Dr Murray Brilliant,
Geneticist on Human Albinism
Dr Murray Brilliant is a world renowned researcher on the genetics of human albinism and Director of the Centre for Human Genetics of Marshfield Clinic, Wisconsin, United States. He recently completed a research project on people with albinism in Tanzania that was covered on an international TV network.
Meet Dr Murray Brilliant
My work in albinism started with a project aimed at understanding why mice come in different colors. I began working with a cream-colored mouse variant first described over 100 years ago. I designed a novel method that led to the identification of the gene that was associated with the cream color and discovered that it was also associated with the most common form of albinism in people (oculocutaneous albinism type 2, OCA2). Subsequent work led to the identification of two more genes associated with albinism (OCA4 and HPS1, associated to the Hermansky-Pudlak Syndrom).
Although I had known people with albinism since I was in high school, my laboratory work and my interaction with them have led to a deeper understanding of the issues that people with albinism face every day. This includes limitations in vision, susceptibility to skin cancer and social stigma. I have worked to try to understand the role of the various genes involved in albinism. This has led to two clinical trials with two different drugs aimed at improving vision.
My work studying albinism has taken me all over the world. In addition to the United States and Europe, I have worked with populations with high albinism around the world: the Kuna people in Panama; the Minahasa people of Sulawesi, Indonesia; and the Bantu language speaking peoples in Tanzania. I have learned much from people with albinism who work very hard to overcome their limitations in vision and social stigma.

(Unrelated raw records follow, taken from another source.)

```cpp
__global__ void __launch_bounds__(256) k_nms_cross(PerImg<const NmsState*> st_, PerImg<const float4*> sboxes_,
                                                   PerImg<const float4*> kept_boxes_, float thr,
                                                   PerImg<u64*> removed_init_) {
  const NmsState* st = st_.v[blockIdx.y];
  const float4* __restrict__ sboxes = sboxes_.v[blockIdx.y];
  const float4* __restrict__ kept_boxes = kept_boxes_.v[blockIdx.y];
  u64* __restrict__ removed_init = removed_init_.v[blockIdx.y];
  __shared__ float4 kb[256];
  __shared__ float ka[256];
  const int m = st->chunk_m, nk = st->kept;
  if (blockIdx.x * 256 >= m) return;
  const int j = blockIdx.x * 256 + threadIdx.x;
  const float4 b = (j < m) ? sboxes[j] : make_float4(0, 0, 0, 0);
  const float area = d_box_area(b);
  bool sup = false;
  for (int k0 = 0; k0 < nk; k0 += 256) {
    __syncthreads();
    if (k0 + threadIdx.x < nk) {
      float4 t = kept_boxes[k0 + threadIdx.x];
      kb[threadIdx.x] = t;
      ka[threadIdx.x] = d_box_area(t);
    }
    __syncthreads();
    const int lim = min(256, nk - k0);
    for (int k = 0; k < lim; ++k) sup = sup || d_iou_gt(b, area, kb[k], ka[k], thr);
  }
  u64 bal = __ballot(sup && j < m);
  if ((threadIdx.x & 63) == 0) removed_init[j >> 6] = bal;
}

__global__ void __launch_bounds__(256) k_nms_mask(PerImg<const NmsState*> st_, PerImg<const float4*> sboxes_, float thr,
                                                  PerImg<u64*> Lt_, PerImg<u64*> diag_, int packed) {
  const NmsState* st = st_.v[blockIdx.y];
  const float4* __restrict__ sboxes = sboxes_.v[blockIdx.y];
  u64* __restrict__ Lt = Lt_.v[blockIdx.y];
  u64* __restrict__ diag_up = diag_.v[blockIdx.y];
  const int t = blockIdx.x;
  int rb = (int)((sqrtf(8.0f * (float)t + 1.0f) - 1.0f) * 0.5f);
  while ((rb + 1) * (rb + 2) / 2 <= t) ++rb;
  while (rb * (rb + 1) / 2 > t) --rb;
  const int cb = t - rb * (rb + 1) / 2;
  const int m = st->chunk_m;
  if (rb * 64 >= m) return;
  __shared__ float4 cbox[64];
  __shared__ float carea[64];
  __shared__ uint32_t part[4][64];
  const int lane = threadIdx.x & 63, w = threadIdx.x >> 6;
  if (threadIdx.x < 64) {
    const int col = cb * 64 + lane;
    const float4 c = (col < m) ? sboxes[col] : make_float4(0, 0, 0, 0);
    cbox[lane] = c;
    carea[lane] = d_box_area(c);
  }
  __syncthreads();
  const int row = rb * 64 + lane;
  const float4 r = (row < m) ? sboxes[row] : make_float4(0, 0, 0, 0);
  const float ra = d_box_area(r);
  uint32_t bits = 0;
#pragma unroll
  for (int j = 0; j < 16; ++j) {
    const int jj = w * 16 + j;
    const bool s = d_iou_gt(r, ra, cbox[jj], carea[jj], thr);
    bits |= s ? (1u << j) : 0u;
  }
  part[w][lane] = bits;
  __syncthreads();
  if (w == 0 && row < m) {
    const u64 word = (u64)part[0][lane] | ((u64)part[1][lane] << 16) | ((u64)part[2][lane] << 32) |
                     ((u64)part[3][lane] << 48);
    if (cb == rb) {
      const u64 later = (lane == 63) ? 0ull : (~0ull << (lane + 1));
      diag_up[row] = word & later;
    } else {
      if (packed) Lt[SCAN_MAT_OFF(cb, (m + 63) >> 6) + row - (cb + 1) * 64] = word;
      else Lt[(size_t)cb * NMS_CHUNK + row] = word;
    }
  }
}

struct AssignOut {
  float4* rois;
  int32_t* level;
  int64_t* perm;
  int32_t* counts;
  int32_t* order;
  int min_level, max_level;
};

#define SCAN_THREADS 512
#define SCAN_WAVES (SCAN_THREADS / 64)
#define SCAN_Q 8
#define SCAN_RING 4
#define SCAN_STAGE_ITEMS ((SCAN_LDS_WORDS / 2 + SCAN_THREADS - 1) / SCAN_THREADS)

__device__ __forceinline__ u64 rfl64(u64 v) {
  uint32_t lo = __builtin_amdgcn_readfirstlane((uint32_t)v);
  uint32_t hi = __builtin_amdgcn_readfirstlane((uint32_t)(v >> 32));
  return ((u64)hi << 32) | lo;
}

__device__ __forceinline__ u64 scan_resolve_block(u64 alive, u64 d, int room, int lane, u64 lt_lane, int* npop_out) {
  const uint32_t dlo = (uint32_t)d, dhi = (uint32_t)(d >> 32);
  for (;;) {
    const bool is_s = ((alive >> lane) & 1ull) && ((d & alive) != 0ull);
    const u64 supp = __ballot(is_s);
    if (supp == 0) break;
    const int i = __builtin_ctzll(supp);
    const uint32_t rlo = __builtin_amdgcn_readlane(dlo, i);
    const uint32_t rhi = __builtin_amdgcn_readlane(dhi, i);
    alive &= ~(((u64)rhi << 32) | rlo);
  }
  const int npop = (int)__popcll(alive);
  u64 kept = alive;
  if (npop > room) kept = __ballot(((alive >> lane) & 1ull) && (int)__popcll(alive & lt_lane) < room);
  *npop_out = min(npop, room);
  return kept;
}

__device__ __forceinline__ u64 scan_wait_block(const int* nkeptw, const u64* keepw, int b, int* nk) {
  int v;
  u64 kbv;
  for (;;) {
    v = __hip_atomic_load(&nkeptw[b], __ATOMIC_RELAXED, __HIP_MEMORY_SCOPE_WORKGROUP);
    asm volatile("" ::: "memory");
    kbv = __hip_atomic_load(&keepw[b], __ATOMIC_RELAXED, __HIP_MEMORY_SCOPE_WORKGROUP);
    if (v >= 0) break;
    __builtin_amdgcn_s_sleep(1);
  }
  *nk = __builtin_amdgcn_readfirstlane(v);
  return rfl64(kbv);
}

__device__ __forceinline__ void scan_publish(int* nkeptw, u64* keepw, int b, u64 kept, int nk, int lane) {
  if (lane == 0) __hip_atomic_store(&keepw[b], kept, __ATOMIC_RELAXED, __HIP_MEMORY_SCOPE_WORKGROUP);
  asm volatile("s_waitcnt lgkmcnt(0)" ::: "memory");
  if (lane == 0) __hip_atomic_store(&nkeptw[b], nk, __ATOMIC_RELAXED, __HIP_MEMORY_SCOPE_WORKGROUP);
}

struct ScanParams {
  PerImg<NmsState*> st;
  PerImg<const u64*> Lt, diag_up, removed_init;
  PerImg<const float4*> sboxes, sorig;
  PerImg<const uint32_t*> sorted_idx;
  PerImg<int32_t*> out_idx;
  PerImg<float4*> out_boxes, kept_boxes;
  PerImg<int32_t*> out_count, out_done;
// ... 981 lines not shown
```

tf_eager_object_detection_amd/csrc/odet_internal.h:

```cpp
#ifndef ODET_INTERNAL_H_
#define ODET_INTERNAL_H_

#include <hip/hip_runtime.h>
#include <stdint.h>
#include <stdio.h>

#include <mutex>

#include "../../include/odet.h"

#define ODET_WAVE 64

int odet_set_error(int code, const char* fmt, ...);

#define ODET_REQUIRE(cond, ...)                                   \
  do {                                                            \
    if (!(cond)) return odet_set_error(ODET_E_INVALID, __VA_ARGS__); \
  } while (0)

#define ODET_HIP(call)                                                                      \
  do {                                                                                      \
    hipError_t e_ = (call);                                                                 \
    if (e_ != hipSuccess)                                                                   \
      return odet_set_error(ODET_E_HIP, "%s failed: %s (%s:%d)", #call, hipGetErrorString(e_), \
                            __FILE__, __LINE__);                                            \
  } while (0)

#define ODET_LAUNCH_CHECK() ODET_HIP(hipGetLastError())

struct OdetPerDeviceOnce {
  static constexpr int MAXDEV = 64;
  std::once_flag once[MAXDEV];
  hipError_t rc[MAXDEV];
  template <typename F>
  hipError_t run(F fn) {
    int dev = 0;
    const hipError_t eg = hipGetDevice(&dev);
    if (eg != hipSuccess) return eg;
    if (dev < 0 || dev >= MAXDEV) return hipErrorInvalidDevice;
    std::call_once(once[dev], [&] { rc[dev] = fn(); });
    return rc[dev];
  }
};

static inline size_t odet_align_up(size_t v, size_t a) { return (v + a - 1) / a * a; }

struct OdetArena {
  char* base;
  size_t size;
  size_t off;
  template <typename T>
  T* take(size_t count) {
    size_t o = odet_align_up(off, 256);
    size_t end = o + count * sizeof(T);
    if (end > size) return nullptr;
    off = end;
    return reinterpret_cast<T*>(base + o);
  }
};
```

Unfortunately, people with albinism face extreme peril from others in certain parts of the world. This is especially true in East Africa, where superstition holds that their bones, hair and other body parts can be used magically. In the past, this was largely limited to grave robbing, but living people are increasingly targeted now. Sadly, many people with albinism in East Africa are murdered for these body parts. I have a deep respect and understanding for rituals, beliefs and traditions that are not my own. However, the murder and maiming of innocent people can never be justified.
Albinism is not rare in Tanzania. Indeed, about 1 in 1,400 Tanzanians has albinism. Nearly all of the albinism in Tanzania is OCA2 and most Tanzanian people with the condition have a mutation that we can trace back to a common ancestor, who lived about 2,500 years ago. This mutation is carried by nearly 1 in 19 Tanzanians. Ironically, it is highly likely that it is also carried by at least a few of the murderers of people with albinism. Albinism is therefore a trait of the ancestors of the Tanzanian people. Perhaps if the people of Tanzania knew that people with albinism are a manifestation of one of their ancestors, the murders would stop.